Etap filtrowania zaczyna się na wtyku AC, gdzie znajdziemy dwa kondensatory ceramiczne typu Y oraz jeden X, z kolei na przewodach mamy dławik przeciwzakłóceniowy.
Ciąg dalszy filtrowania znajduje się na głównym laminacie:
- bezpiecznik,
- dwie cewki z rdzeniem ferrytowym,
- jeden kondensator poliestrowo-metalizowany typu X (szary)
- dwa kondensatory ceramiczne typu Y (niebieskie dyskowe),
- warystor.
Etap filtracji napięcia wejściowego jest bez zastrzeżeń. Ponadto widzimy tutaj termistor oraz przekaźnik odpowiadający za zabezpieczenie przed dużymi prądami rozruchowymi.

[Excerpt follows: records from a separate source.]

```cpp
// ... 138 lines not shown
        float* dst = patch + pslot * kPStride + (wave + 8 * i) * 256;
        __builtin_amdgcn_raw_ptr_buffer_load_lds(xs, (lds_void*)dst, 16, (int)pvoff[i], cc * 64, 0, 0);
      }
  };

  __syncthreads();
  int item = blockIdx.x;
  if (item >= a.nitems) return;
  Item I{};
  decode(item, &I);
  setup_loader(I);
  struct UnitHot {
    int ns, step0;
    unsigned sl0, sl1, pm;
  };
  auto load_unit = [&](int u, UnitHot* U) {
    const SynUnit* up = syn_args().units + u;
    U->ns = up->ns; U->step0 = up->step0; U->sl0 = up->sl0; U->sl1 = up->sl1; U->pm = up->pm;
  };
  auto shift_of = [&](const UnitHot& U, int j) { return (int)(((j < 8 ? U.sl0 >> (4 * j) : U.sl1 >> (4 * (j - 8)))) & 15u); };
  const int nslab = a.nslab;
  UnitHot U;
  load_unit(I.u, &U);
  auto prologue = [&](const UnitHot& U) {
    const int T = nslab * U.ns;
    dma_patch(0, 0);
    if (nslab > 1) dma_patch(1, 1);
#pragma unroll
    for (int u = 0; u < kLead; ++u)
      if (u < T) dma_w(U.step0 + u, u);
  };
  prologue(U);
  int fetched = 0;
  if (tid == 0) fetched = atomicAdd(syn_args().queue, 1) + (int)gridDim.x;
  int islot = 0;

  while (true) {
    const int HW = I.H * I.W;
    const int m = I.m0 + 32 * wave + l31;
    const bool pvalid = m < HW;
    const int qy = m / I.W, qx = m - qy * I.W;
    unsigned vmask = 0;
#pragma unroll
    for (int si = 0; si < 9; ++si) {
      const int dy = 1 - si / 3, dx = 1 - si % 3;
      if (pvalid && (unsigned)(qy + dy) < (unsigned)I.H && (unsigned)(qx + dx) < (unsigned)I.W) vmask |= 1u << si;
    }
    const int lanepp = 32 * wave + l31 + I.W + 1;
    const int zoff = kPPMax * 16;
    auto read_p = [&](int ps, int si, int g) -> f32x4 {
      const int q3 = si / 3;
      const int pp = lanepp + (1 - q3) * I.W + 1 - (si - 3 * q3);
      const int off = pp * 16 + ((((2 * g + h) ^ ((pp >> 2) & 3))) << 2);
      const int sel = -(int)((vmask >> si) & 1u);
      return *reinterpret_cast<const f32x4*>(patch + (ps * kPStride + ((off & sel) | (zoff & ~sel))));
    };

    const int ns = U.ns;
    const int T = nslab * ns;

    asm volatile("s_waitcnt vmcnt(0) lgkmcnt(0)" ::: "memory");
    if (tid == 0) sh_item[islot] = fetched;
    __builtin_amdgcn_s_barrier();
    __builtin_amdgcn_sched_barrier(0);

    f32x16 acc[kNT];
#pragma unroll
    for (int jt = 0; jt < kNT; ++jt)
#pragma unroll
      for (int e = 0; e < 16; ++e) acc[jt][e] = 0.0f;

    f32x4 Fw0[kNT], Fw1[kNT], FwN[kNT];
    f32x4 Fp0, Fp1, FpN;
    int cc = 0, j = 0, ps = 0;
    int si = shift_of(U, 0);

    auto step = [&](int t, auto MASKEDc) {
      constexpr bool MASKED = decltype(MASKEDc)::value;
      int jn = j + 1, ccn = cc, psn = ps;
      if (jn == ns) {
        jn = 0;
        ccn = cc + 1;
        psn = ps == kPSlots - 1 ? 0 : ps + 1;
      }
      const int sin = shift_of(U, jn);
      const bool third = !MASKED || !((U.pm >> j) & 1u);
      if (j == 0 && cc + 2 < nslab && !SNTC_DBG(a, 2)) dma_patch(cc + 2, ps == 0 ? 2 : ps - 1);
      const bool wdma = t + kLead < T && !SNTC_DBG(a, 4);
      if (wdma) dma_w(U.step0 + t + kLead, (t + kLead) & (kRing - 1));
      __builtin_amdgcn_sched_barrier(0);
      read_w(Fw1, t & (kRing - 1), 1);
      Fp1 = read_p(ps, si, 1);
      if (!SNTC_DBG(a, 8)) {
#pragma unroll
        for (int e = 0; e < 4; ++e)
// ... 133 lines not shown
              asm volatile("s_waitcnt vmcnt(0) lgkmcnt(0)" ::: "memory");
            }
            if (!SNTC_DBG(a, 16)) __builtin_amdgcn_s_barrier();
            __builtin_amdgcn_sched_barrier(0);
          }
        });
        psl = psn;
      }
    };
    using N1 = std::integral_constant<int, 1>;
    using N2 = std::integral_constant<int, 2>;
    using N4 = std::integral_constant<int, 4>;
    const bool generic = SNTC_DBG(a, 32);
    if (!generic && ns == 4 && U.pm == 0) kloop(N4{}, std::integral_constant<unsigned, 0>{});
    else if (!generic && ns == 4 && U.pm == 0xcu) kloop(N4{}, std::integral_constant<unsigned, 0xc>{});
    else if (!generic && ns == 4 && U.pm == 0xau) kloop(N4{}, std::integral_constant<unsigned, 0xa>{});
    else if (!generic && ns == 2 && U.pm == 0) kloop(N2{}, std::integral_constant<unsigned, 0>{});
    else if (!generic && ns == 1 && U.pm == 0) kloop(N1{}, std::integral_constant<unsigned, 0>{});
    else if (U.pm == 0) {
      read_w(Fw0, 0, 0);
      Fp0 = read_p(0, si, 0);
#pragma unroll 1
      for (int t = 0; t < T; ++t) step(t, std::integral_constant<bool, false>{});
    } else {
      read_w(Fw0, 0, 0);
      Fp0 = read_p(0, si, 0);
#pragma unroll 1
      for (int t = 0; t < T; ++t) step(t, std::integral_constant<bool, true>{});
    }

    const int item_next = __builtin_amdgcn_readfirstlane(sh_item[islot]);
    islot ^= 1;
    const Item Icur = I;
    const bool more = item_next < syn_args().nitems;
    if (more) {
      decode(item_next, &I);
      setup_loader(I);
      load_unit(I.u, &U);
      prologue(U);
      if (tid == 0) fetched = atomicAdd(syn_args().queue, 1) + (int)gridDim.x;
    }
    __builtin_amdgcn_sched_barrier(0);

    if (!SNTC_DBG(a, 1)) {
      SynKArgs& a = syn_args();
      const SynUnit* up = a.units + Icur.u;
      const int Wo = Icur.W * a.s;
      const __amdgpu_buffer_rsrc_t vs = __builtin_amdgcn_make_buffer_rsrc(
          a.g[Icur.gi].v + (size_t)Icur.n * HW * (a.s * a.s) * CH, 0, HW * (a.s * a.s) * CH * 4, 0x00020000);
      const float* bias = tab;
      const float* beta = tab + CP;
      const float* gamma = tab + CP + CH;
      typedef float f32x2 __attribute__((ext_vector_type(2)));
      const int act = a.act_kind;
#pragma unroll
      for (int sl = 0; sl < SPH; ++sl) {
        float tv[CP];
#pragma unroll
        for (int c = 0; c < CP; ++c) {
          const int vi = sl * CP + c;
          tv[c] = acc[vi >> 4][vi & 15] + bias[c];
        }
        float o[CH];
        if (act == 1 || act == 2) {
          float av[CH];
#pragma unroll
          for (int ic = 0; ic < CH; ++ic) av[ic] = fabsf(tv[ic]);
          f32x2 nrm[CH / 2];
#pragma unroll
          for (int jp = 0; jp < CH / 2; ++jp) nrm[jp] = *reinterpret_cast<const f32x2*>(beta + 2 * jp);
#pragma unroll
          for (int ic = 0; ic < CH; ++ic)
#pragma unroll
// ... 314 lines not shown
}

extern "C" int64_t sntc_syn_workspace_bytes(const sntc_syn_plan* p) { return p ? 256 : -1; }

extern "C" int sntc_syn_forward(const sntc_syn_plan* p, const sntc_syn_batch* batches, int nbatches, void* workspace, size_t workspace_bytes,
                                void* stream) {
  if (!p || !batches || !workspace) return fail(SNTC_ERR_BAD_SHAPE, "sntc_syn_forward: null argument");
  if (nbatches < 1 || nbatches > kMaxSynGroups) return fail(SNTC_ERR_BAD_SHAPE, "sntc_syn_forward: 1 .. 4 batches per call");
  if (workspace_bytes < 256) return fail(SNTC_ERR_BAD_SHAPE, "sntc_syn_forward: workspace smaller than sntc_syn_workspace_bytes()");
  const HostPlan& P = p->P;
  SynArgs a{};
  int64_t tiles = 0;
  int ng = 0;
  for (int i = 0; i < nbatches; ++i) {
    const sntc_syn_batch& b = batches[i];
    if (b.n < 0 || b.h < 0 || b.w < 0) return fail(SNTC_ERR_BAD_SHAPE, "sntc_syn_forward: negative size");
    if (b.n == 0 || b.h == 0 || b.w == 0) continue;
    if (!b.y_hat || !b.hidden) return fail(SNTC_ERR_BAD_SHAPE, "sntc_syn_forward: null tensor");
    if (kTileM + 2 * b.w + 2 > kPPMax) return fail(SNTC_ERR_UNSUPPORTED, "sntc_syn_forward: latent rows wider than 127 pixels");
    const int64_t hw = (int64_t)b.h * b.w;
    if (hw * P.G.cin * 4 >= (1LL << 31) || hw * P.G.s * P.G.s * P.ch * 4 >= (1LL << 31))
      return fail(SNTC_ERR_BAD_SHAPE, "sntc_syn_forward: one image's tensor of 2 GiB or more");
    SynGroup& g = a.g[ng++];
    g.x = b.y_hat; g.v = b.hidden; g.n = b.n; g.h = b.h; g.w = b.w;
    g.tile0 = (int)tiles;
    g.tpi = (int)((hw + kTileM - 1) / kTileM);
    tiles += (int64_t)b.n * g.tpi;
    if (tiles * (int64_t)P.units.size() >= (1LL << 30)) return fail(SNTC_ERR_BAD_SHAPE, "sntc_syn_forward: too many work items");
  }
  if (ng == 0) return SNTC_OK;
  int cus = 0;
  if (int rc = syn_init(&cus)) return rc;
  a.wpack = p->wpack; a.units = p->units; a.tables = p->tables;
  a.queue = reinterpret_cast<int*>(workspace);
  a.wbytes = (unsigned)((size_t)P.total_steps * kUnit * 4);
  a.nunits = (int)P.units.size(); a.ntiles = (int)tiles; a.nitems = a.nunits * a.ntiles;
  a.cin = P.G.cin; a.nslab = P.nslab; a.s = P.G.s; a.act_kind = p->act_kind;
  a.ngroups = ng;
#ifdef SNTC_DIAG
  if (const char* e = getenv("SNTC_SYN_DBG")) a.dbg = atoi(e);
#endif
  hipStream_t s = (hipStream_t)stream;
  if (int zrc = zero_async(workspace, 64, s)) return zrc;
  const int grid = std::min<int64_t>(a.nitems, p->max_workgroups > 0 ? p->max_workgroups : cus);
  const void* fn = nullptr;
  size_t lds = 0;
  const int cp = P.G.cp;
  if (cp == 12 && !P.has_res) { fn = reinterpret_cast<const void*>(&syn_kernel<12, false>); lds = SynCfg<12, false>::LDS; }
  else if (cp == 24 && !P.has_res) { fn = reinterpret_cast<const void*>(&syn_kernel<24, false>); lds = SynCfg<24, false>::LDS; }
  else if (cp == 24 && P.has_res) { fn = reinterpret_cast<const void*>(&syn_kernel<24, true>); lds = SynCfg<24, true>::LDS; }
  else if (cp == 48 && !P.has_res) { fn = reinterpret_cast<const void*>(&syn_kernel<48, false>); lds = SynCfg<48, false>::LDS; }
  else if (cp == 48 && P.has_res) { fn = reinterpret_cast<const void*>(&syn_kernel<48, true>); lds = SynCfg<48, true>::LDS; }
  else return fail(SNTC_ERR_UNSUPPORTED, "sntc_syn_forward: no kernel for this width");
  void* params[] = {&a};
  hipError_t e = hipLaunchKernel(fn, dim3(grid), dim3(512), params, lds, s);
  if (e != hipSuccess) return hip_fail(e, "synthesis launch");
  return SNTC_OK;
}

extern "C" int sntc_syn_selfcheck(int k, int stride, int cin, int ch, int has_res, int h, int w, unsigned seed, double* max_err) {
  if (!max_err) return fail(SNTC_ERR_BAD_SHAPE, "sntc_syn_selfcheck: null argument");
  HostPlan P;
  if (int rc = build_host_plan(k, stride, cin, ch, has_res ? 1 : 0, &P)) return rc;
  if (h < 1 || w < 1 || kTileM + 2 * w + 2 > kPPMax) return fail(SNTC_ERR_BAD_SHAPE, "sntc_syn_selfcheck: bad image size");
  const SynGeom G = P.G;
  const int cp = G.cp, s = G.s;
  unsigned st = seed * 2654435761u + 12345u;
  auto rnd = [&]() { st = st * 1664525u + 1013904223u; return (double)((st >> 8) & 0xffff) / 32768.0 - 1.0; };
  std::vector<float> wk((size_t)k * k * cp * cin), x((size_t)h * w * cin);
  for (auto& v : wk) v = (float)rnd();
  for (auto& v : x) v = (float)rnd();
  const int Ho = h * s, Wo = w * s;
  std::vector<double> ref((size_t)Ho * Wo * cp, 0.0), got((size_t)Ho * Wo * cp, 0.0);
  std::vector<int> hits((size_t)Ho * Wo, 0);
  for (int iy = 0; iy < h; ++iy)
    for (int ix = 0; ix < w; ++ix)
// ... 78 lines not shown
```

Baseline: 4192.

## Use persistent self-resetting sync lanes to skip per-launch zeroing memsets

Adds a per-device arena of synchronisation words, with one lane per stream. The work-queue counter and stream-K flags live in these lanes instead of in the caller's workspace. Kernels now reset their own counters: the last ticket holder clears the queue, and consumers clear the flags they observed. This removes the zero_async memset launch before every synthesis and stream-K conv launch. In exchange it adds host-side stream-capture checks, a mutex, dirty-state recovery after a spin timeout, and the risk of stale counters if a launch aborts.

Result: no change. 4200 (median of 6 runs) (+0.2%).

```diff
diff --git a/include/sntc.h b/include/sntc.h
--- a/include/sntc.h
+++ b/include/sntc.h
@@ -136,6 +136,7 @@
 int sntc_conv_status_inject(int flags, void* stream);
 int sntc_conv_set_stream_k(int enabled);
 int sntc_conv_get_stream_k(void);
+int sntc_sync_lane_nonzero(void* stream, int* count);
 int sntc_conv_launch_info(const sntc_conv_plan* plan, int n, int h, int w, int* variant, int* nblocks);
 int sntc_conv_launch_order(const sntc_conv_plan* plan, int n, int h, int w, int* column_major);
 int64_t sntc_conv_tune_workspace_bytes(const sntc_conv_plan* plan, int n, int h, int w);
diff --git a/shallow-ntc_amd/_capi.py b/shallow-ntc_amd/_capi.py
--- a/shallow-ntc_amd/_capi.py
+++ b/shallow-ntc_amd/_capi.py
@@ -93,6 +93,7 @@
     "sntc_conv_status": (C.c_int, [C.POINTER(C.c_int), _P]),
     "sntc_conv_status_inject": (C.c_int, [C.c_int, _P]),
     "sntc_conv_set_stream_k": (C.c_int, [C.c_int]),
+    "sntc_sync_lane_nonzero": (C.c_int, [_P, C.POINTER(C.c_int)]),
     "sntc_conv_get_stream_k": (C.c_int, []),
     "sntc_conv_launch_info": (C.c_int, [_P, C.c_int, C.c_int, C.c_int, C.POINTER(C.c_int), C.POINTER(C.c_int)]),
     "sntc_conv_launch_order": (C.c_int, [_P, C.c_int, C.c_int, C.c_int, C.POINTER(C.c_int)]),
diff --git a/shallow-ntc_amd/csrc/conv_plan.hip b/shallow-ntc_amd/csrc/conv_plan.hip
--- a/shallow-ntc_amd/csrc/conv_plan.hip
+++ b/shallow-ntc_amd/csrc/conv_plan.hip
@@ -799,9 +799,11 @@
   a.units = wk.units;
   if (sc.sk) {
     a.sk_slab = static_cast<float*>(workspace);
-    a.sk_flags = reinterpret_cast<int*>(a.sk_slab + (size_t)sc.workers * inst.slab_floats);
     a.slab = nullptr;
-    if (int zrc = zero_async(a.sk_flags, sizeof(int) * sc.workers, (hipStream_t)stream)) return zrc;
+    SyncWords sw;
+    if (int zrc = sync_words((hipStream_t)stream, reinterpret_cast<int*>(a.sk_slab + (size_t)sc.workers * inst.slab_floats), sc.workers, &sw))
+      return zrc;
+    a.sk_flags = sw.flags;
   }
   int nb = 0;
   size_t slab_off = 0;
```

Za filtrem EMI znajduje się niewielki aluminiowy anodowany na czarno radiator, do którego przylega mostek prostowniczy. Niestety numery tego ostatniego są w kierunku radiatora i nie zostały odczytane. W układzie APFC umieszczono dwa japońskie kondensatory jeden Rubycon drugi Nichicon (połączone równolegle) serii GG o pojemności odpowiednio 220 µF na 400 V oraz 270 µF i napięciu 450 V. Kondensatory certyfikowane są do pracy przy maksymalnej temperaturze 105 °C, natomiast żywotność wynosi 2000 godzin.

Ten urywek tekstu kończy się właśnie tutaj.